◆ Exercise directions
Go through the lines below and tally each one holding "sqrt". Write only the total.

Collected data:
# Roboy/gym-roboy

Hardware: AMD Instinct MI355X
Metric: env-steps/sec, MsjRobot (3-DOF/8-tendon) batched rollout (higher is better)
Workload: dtype f32

## Files before the change

### gym_roboy_amd/csrc/gen_msj_baked.cpp

```cpp
#include <cstdio>
#include <string>

#include "msj_build.hpp"

extern "C" int rb_gen_msj_baked(const rb_robot_desc *d, double step_size, int nsub, const char *path) {
    rb::MsjConst<float, 8> c;
    std::string err;
    const int rc = rb::msj_build<float, 8>(d, step_size, nsub, &c, err);
    if (rc) return rc;
    FILE *f = std::fopen(path, "w");
    if (!f) return RB_EINVAL;
    std::fprintf(f, "// msj_baked.hpp - GENERATED by gen_msj_baked.cpp (tools/gen_msj_baked.py) from\n"
                    "// gym_roboy_amd/envs/robots/data/msj_platform.json: MsjRobot's closed-form constants as literals.\n"
                    "// Do not edit; regenerate.  Hex float literals: exact.\n#pragma once\n#include \"msj_math.hpp\"\n\nnamespace rbk {\n"
                    "#define RB_MSJ_BAKED_TABLE {{ \\\n");
    for (int k = 0; k < 8; ++k) {
        const auto &t = c.ten[k];
        std::fprintf(f, "  {{%af,%af,%af},{%af,%af,%af},{%af,%af,%af},%af,%af,%af,%af,%af,{0.0f,0.0f}}, \\\n", t.A[0], t.A[1], t.A[2],
                     t.Bv[0], t.Bv[1], t.Bv[2], t.B2[0], t.B2[1], t.B2[2], t.ab2, t.il0s, t.elcs, t.ksg, t.fmaxv);
    }
    std::fprintf(f, " }, {%af,%af,%af,%af,%af,%af}, {%af,%af,%af}, {%af,%af,%af}, \\\n", c.IO[0], c.IO[1], c.IO[2], c.IO[3], c.IO[4],
                 c.IO[5], c.mc[0], c.mc[1], c.mc[2], c.g[0], c.g[1], c.g[2]);
    std::fprintf(f, " {%af,%af,%af},{%af,%af,%af},{%af,%af,%af},{%af,%af,%af},{%af,%af,%af}, \\\n", c.arm[0], c.arm[1], c.arm[2],
                 c.damp[0], c.damp[1], c.damp[2], c.qlo[0], c.qlo[1], c.qlo[2], c.qhi[0], c.qhi[1], c.qhi[2], c.qdmax[0],
                 c.qdmax[1], c.qdmax[2]);
    std::fprintf(f, " %af,%af,%af,%af,%af,%af,%af,%af, %d,%d,%d}\n", c.kps, c.pe_k2s, c.inv_pe_den, c.fv_c1l, c.fv_c2l, c.fv_c2s,
                 c.fv_k, c.h, c.nsub, c.simple, c.nt);
    std::fprintf(f, "#if defined(__HIPCC__)\n__device__ constexpr rb::MsjConst<float, 8> BAKED = RB_MSJ_BAKED_TABLE;\n#endif\n"
                    "constexpr rb::MsjConst<float, 8> BAKED_HOST = RB_MSJ_BAKED_TABLE;\n}  // namespace rbk\n");
    std::fclose(f);
    return RB_OK;
}
```

### gym_roboy_amd/csrc/msj_baked.hpp

```cpp
#pragma once
#include "msj_math.hpp"

namespace rbk {
#define RB_MSJ_BAKED_TABLE {{ \
  {{0x1.5784fcp-4f,0x1.be2b16p-5f,-0x1.47ae14p-6f},{0x1.179142p-7f,0x1.48d0b8p-5f,0x1.b03512p-5f},{-0x1.dce646p-6f,-0x1.187458p-3f,-0x1.70a3d8p-3f},0x1.7f62b6p-6f,0x1.9090f6p+3f,-0x1.a30d8ap+0f,0x1.2c24dap+2f,0x1.99674ep+5f,{0.0f,0.0f}}, \
  {{0x1.be2b16p-5f,0x1.5784fcp-4f,-0x1.47ae14p-6f},{0x1.48d0b8p-5f,0x1.179142p-7f,0x1.b03512p-5f},{-0x1.187458p-3f,-0x1.dce646p-6f,-0x1.70a3d8p-3f},0x1.7f62b6p-6f,0x1.9090f6p+3f,-0x1.a30d8ap+0f,0x1.2c24dap+2f,0x1.99674ep+5f,{0.0f,0.0f}}, \
  {{-0x1.be2b16p-5f,0x1.5784fcp-4f,-0x1.47ae14p-6f},{-0x1.48d0b8p-5f,0x1.179142p-7f,0x1.b03512p-5f},{0x1.187458p-3f,-0x1.dce646p-6f,-0x1.70a3d8p-3f},0x1.7f62b6p-6f,0x1.9090f6p+3f,-0x1.a30d8ap+0f,0x1.2c24dap+2f,0x1.4785d8p+3f,{0.0f,0.0f}}, \
  {{-0x1.5784fcp-4f,0x1.be2b16p-5f,-0x1.47ae14p-6f},{-0x1.179142p-7f,0x1.48d0b8p-5f,0x1.b03512p-5f},{0x1.dce646p-6f,-0x1.187458p-3f,-0x1.70a3d8p-3f},0x1.7f62b6p-6f,0x1.9090f6p+3f,-0x1.a30d8ap+0f,0x1.2c24dap+2f,0x1.4785d8p+3f,{0.0f,0.0f}}, \
  {{-0x1.5784fcp-4f,-0x1.be2b16p-5f,-0x1.47ae14p-6f},{-0x1.179142p-7f,-0x1.48d0b8p-5f,0x1.b03512p-5f},{0x1.dce646p-6f,0x1.187458p-3f,-0x1.70a3d8p-3f},0x1.7f62b6p-6f,0x1.9090f6p+3f,-0x1.a30d8ap+0f,0x1.2c24dap+2f,0x1.4785d8p+3f,{0.0f,0.0f}}, \
  {{-0x1.be2b16p-5f,-0x1.5784fcp-4f,-0x1.47ae14p-6f},{-0x1.48d0b8p-5f,-0x1.179142p-7f,0x1.b03512p-5f},{0x1.187458p-3f,0x1.dce646p-6f,-0x1.70a3d8p-3f},0x1.7f62b6p-6f,0x1.9090f6p+3f,-0x1.a30d8ap+0f,0x1.2c24dap+2f,0x1.4785d8p+3f,{0.0f,0.0f}}, \
  {{0x1.be2b16p-5f,-0x1.5784fcp-4f,-0x1.47ae14p-6f},{0x1.48d0b8p-5f,-0x1.179142p-7f,0x1.b03512p-5f},{-0x1.187458p-3f,0x1.dce646p-6f,-0x1.70a3d8p-3f},0x1.7f62b6p-6f,0x1.9090f6p+3f,-0x1.a30d8ap+0f,0x1.2c24dap+2f,0x1.99674ep+5f,{0.0f,0.0f}}, \
  {{0x1.5784fcp-4f,-0x1.be2b16p-5f,-0x1.47ae14p-6f},{0x1.179142p-7f,-0x1.48d0b8p-5f,0x1.b03512p-5f},{-0x1.dce646p-6f,0x1.187458p-3f,-0x1.70a3d8p-3f},0x1.7f62b6p-6f,0x1.9090f6p+3f,-0x1.a30d8ap+0f,0x1.2c24dap+2f,0x1.99674ep+5f,{0.0f,0.0f}}, \
 }, {0x1.3a92a4p-10f,0x1.3a92a4p-10f,0x1.0624dep-11f,0x0p+0f,0x0p+0f,0x0p+0f}, {0x0p+0f,0x0p+0f,0x1.eb851ep-7f}, {0x0p+0f,0x0p+0f,-0x1.39eb86p+3f}, \
 {0x1.99999ap-3f,0x1.99999ap-3f,0x1.99999ap-3f},{0x1.99999ap-1f,0x1.99999ap-1f,0x1.99999ap-1f},{-0x1.ccccccp-2f,-0x1.ccccccp-2f,-0x1.333334p-1f},{0x1.ccccccp-2f,0x1.ccccccp-2f,0x1.333334p-1f},{0x1.0c1524p-1f,0x1.0c1524p-1f,0x1.0c1524p-1f}, \
 0x1.df8d2cp+1f,0x1.cd3b24p+1f,0x1.31aea4p-6f,0x1.ep+3f,0x1.4p+3f,-0x1p+2f,0x1.4p+2f,0x1.99999ap-4f, 1,1,8}
#if defined(__HIPCC__)
__device__ constexpr rb::MsjConst<float, 8> BAKED = RB_MSJ_BAKED_TABLE;
#endif
constexpr rb::MsjConst<float, 8> BAKED_HOST = RB_MSJ_BAKED_TABLE;
}
```

### gym_roboy_amd/csrc/msj_build.hpp

```cpp
#pragma once
#include <cmath>
#include <string>

#include "../../include/roboy_sim.h"
#include "msj_math.hpp"

namespace rb {

inline bool msj_class(const rb_robot_desc *d, std::string &why) {
    if (d->n_q != 3) { why = "n_q != 3"; return false; }
    for (int i = 0; i < 3; ++i) {
        if (d->parent[i] != i - 1) { why = "joints are not a serial chain"; return false; }
        for (int a = 0; a < 3; ++a) {
            if (d->origin[3 * i + a] != 0.0) { why = "joint origins are not co-located at the base origin"; return false; }
            if (std::fabs(d->axis[3 * i + a] - (a == i ? 1.0 : 0.0)) > 1e-12) { why = "joint axes are not x, y, z"; return false; }
        }
    }
    for (int i = 0; i < 2; ++i) {
        if (d->mass[i] != 0.0) { why = "virtual links 0/1 carry mass"; return false; }
        for (int a = 0; a < 6; ++a)
            if (d->inertia[6 * i + a] != 0.0) { why = "virtual links 0/1 carry inertia"; return false; }
    }
    for (int k = 0; k < d->n_t; ++k) {
        const int v0 = d->vp_offset[k], v1 = d->vp_offset[k + 1];
        if (v1 - v0 < 2) { why = "tendon with fewer than two via-points"; return false; }
        bool on_body = false;
        for (int v = v0; v < v1; ++v) {
            const int link = d->vp_link[v];
            if (link != -1 && link != 2) { why = "via-point on a virtual link"; return false; }
            if (link == 2) on_body = true;
            else if (on_body) { why = "tendon returns from the body to the base"; return false; }
        }
        if (d->vp_link[v0] != -1 || !on_body) { why = "tendon does not run base -> body"; return false; }
    }
    return true;
}

template <typename T, int NT>
int msj_build(const rb_robot_desc *d, double step_size, int nsub, MsjConst<T, NT> *out, std::string &err,
              bool exact = true) {
    if (!msj_class(d, err)) return RB_EUNSUPPORTED;
    if (exact ? d->n_t != NT : (d->n_t < 1 || d->n_t > NT)) {
        err = "tendon count does not match this kernel instance"; return RB_EUNSUPPORTED;
    }
    MsjConst<T, NT> &c = *out;
    const double log2e = 1.4426950408889634;
    const double sc = std::sqrt(log2e) / d->fl_width;
    auto seglen = [&](int va, int vb) {
        double s = 0.0;
        for (int a = 0; a < 3; ++a) { const double t = d->vp_pos[3 * vb + a] - d->vp_pos[3 * va + a]; s += t * t; }
        return std::sqrt(s);
    };
    for (int k = 0; k < d->n_t; ++k) {
        const int v0 = d->vp_offset[k], v1 = d->vp_offset[k + 1];
        int vb = v0;
        while (d->vp_link[vb] == -1) ++vb;
        const int va = vb - 1;
        double lc = 0.0;
        for (int v = v0; v + 1 < v1; ++v)
            if (v != va) lc += seglen(v, v + 1);
        const double moving0 = seglen(va, vb);
        if (moving0 < 1e-6) { err = "degenerate tendon segment"; return RB_EINVAL; }
        const double l0 = lc + moving0;
        MsjTendon<T> &t = c.ten[k];
        const double vl0 = d->v_max * l0;
        for (int a = 0; a < 3; ++a) { t.A[a] = T(d->vp_pos[3 * va + a]); t.Bv[a] = T(d->vp_pos[3 * vb + a] / vl0); }
        double ab2 = 0.0;
        for (int a = 0; a < 3; ++a) ab2 += d->vp_pos[3 * va + a] * d->vp_pos[3 * va + a] + d->vp_pos[3 * vb + a] * d->vp_pos[3 * vb + a];
        for (int a = 0; a < 3; ++a) t.B2[a] = T(-2.0 * d->vp_pos[3 * vb + a]);
        t.ab2 = T(ab2); t.il0s = T(sc / l0); t.elcs = T(sc * (lc / l0 - 1.0)); t.ksg = T(d->kp * d->setpoint_scale / l0);
        t.fmaxv = T(d->f_max[k] * vl0);
        t.pad[0] = t.pad[1] = T(0);
    }
    for (int k = d->n_t; k < NT; ++k) {
        MsjTendon<T> &t = c.ten[k];
        t.A[0] = T(1); t.A[1] = T(0); t.A[2] = T(0); t.Bv[0] = T(0); t.Bv[1] = T(0); t.Bv[2] = T(1);
        t.B2[0] = T(0); t.B2[1] = T(0); t.B2[2] = T(-2);
        t.ab2 = T(2); t.il0s = T(sc); t.elcs = T(-sc); t.ksg = T(0); t.fmaxv = T(0);
        t.pad[0] = t.pad[1] = T(0);
    }
    c.nt = d->n_t;
    const double m = d->mass[2];
    const double *cm = d->com + 6, *ic = d->inertia + 12;
    const double c2 = cm[0] * cm[0] + cm[1] * cm[1] + cm[2] * cm[2];
    c.IO[0] = T(ic[0] + m * (c2 - cm[0] * cm[0]));
    c.IO[1] = T(ic[1] + m * (c2 - cm[1] * cm[1]));
    c.IO[2] = T(ic[2] + m * (c2 - cm[2] * cm[2]));
    c.IO[3] = T(ic[3] - m * cm[0] * cm[1]);
    c.IO[4] = T(ic[4] - m * cm[0] * cm[2]);
    c.IO[5] = T(ic[5] - m * cm[1] * cm[2]);
    for (int a = 0; a < 3; ++a) {
        c.mc[a] = T(m * cm[a]);
        c.g[a] = T(d->gravity[a]);
        c.arm[a] = T(d->armature[a]); c.damp[a] = T(d->damping[a]);
        c.qlo[a] = T(d->q_lo[a]); c.qhi[a] = T(d->q_hi[a]); c.qdmax[a] = T(d->qd_max[a]);
    }
    c.kps = T(d->kp / sc);
    c.pe_k2s = T(log2e * d->kpe / (d->e0 * sc));
    c.inv_pe_den = T(1.0 / (std::exp(d->kpe) - 1.0));
    const double slope0 = 1.0 + 1.0 / d->fv_a;
    const double c2l = slope0 / (d->fv_n - 1.0);
    c.fv_c2s = T(-1.0 / d->fv_a);
    c.fv_k = T(1.0 + 1.0 / d->fv_a);
    c.fv_c1l = T(d->fv_n * c2l); c.fv_c2l = T(c2l);
    c.h = T(step_size / nsub); c.nsub = nsub;
    c.simple = (ic[3] == 0.0 && ic[4] == 0.0 && ic[5] == 0.0 && cm[0] == 0.0 && cm[1] == 0.0 &&
                d->gravity[0] == 0.0 && d->gravity[1] == 0.0) ? 1 : 0;
    return RB_OK;
}
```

◆ Exercise output
2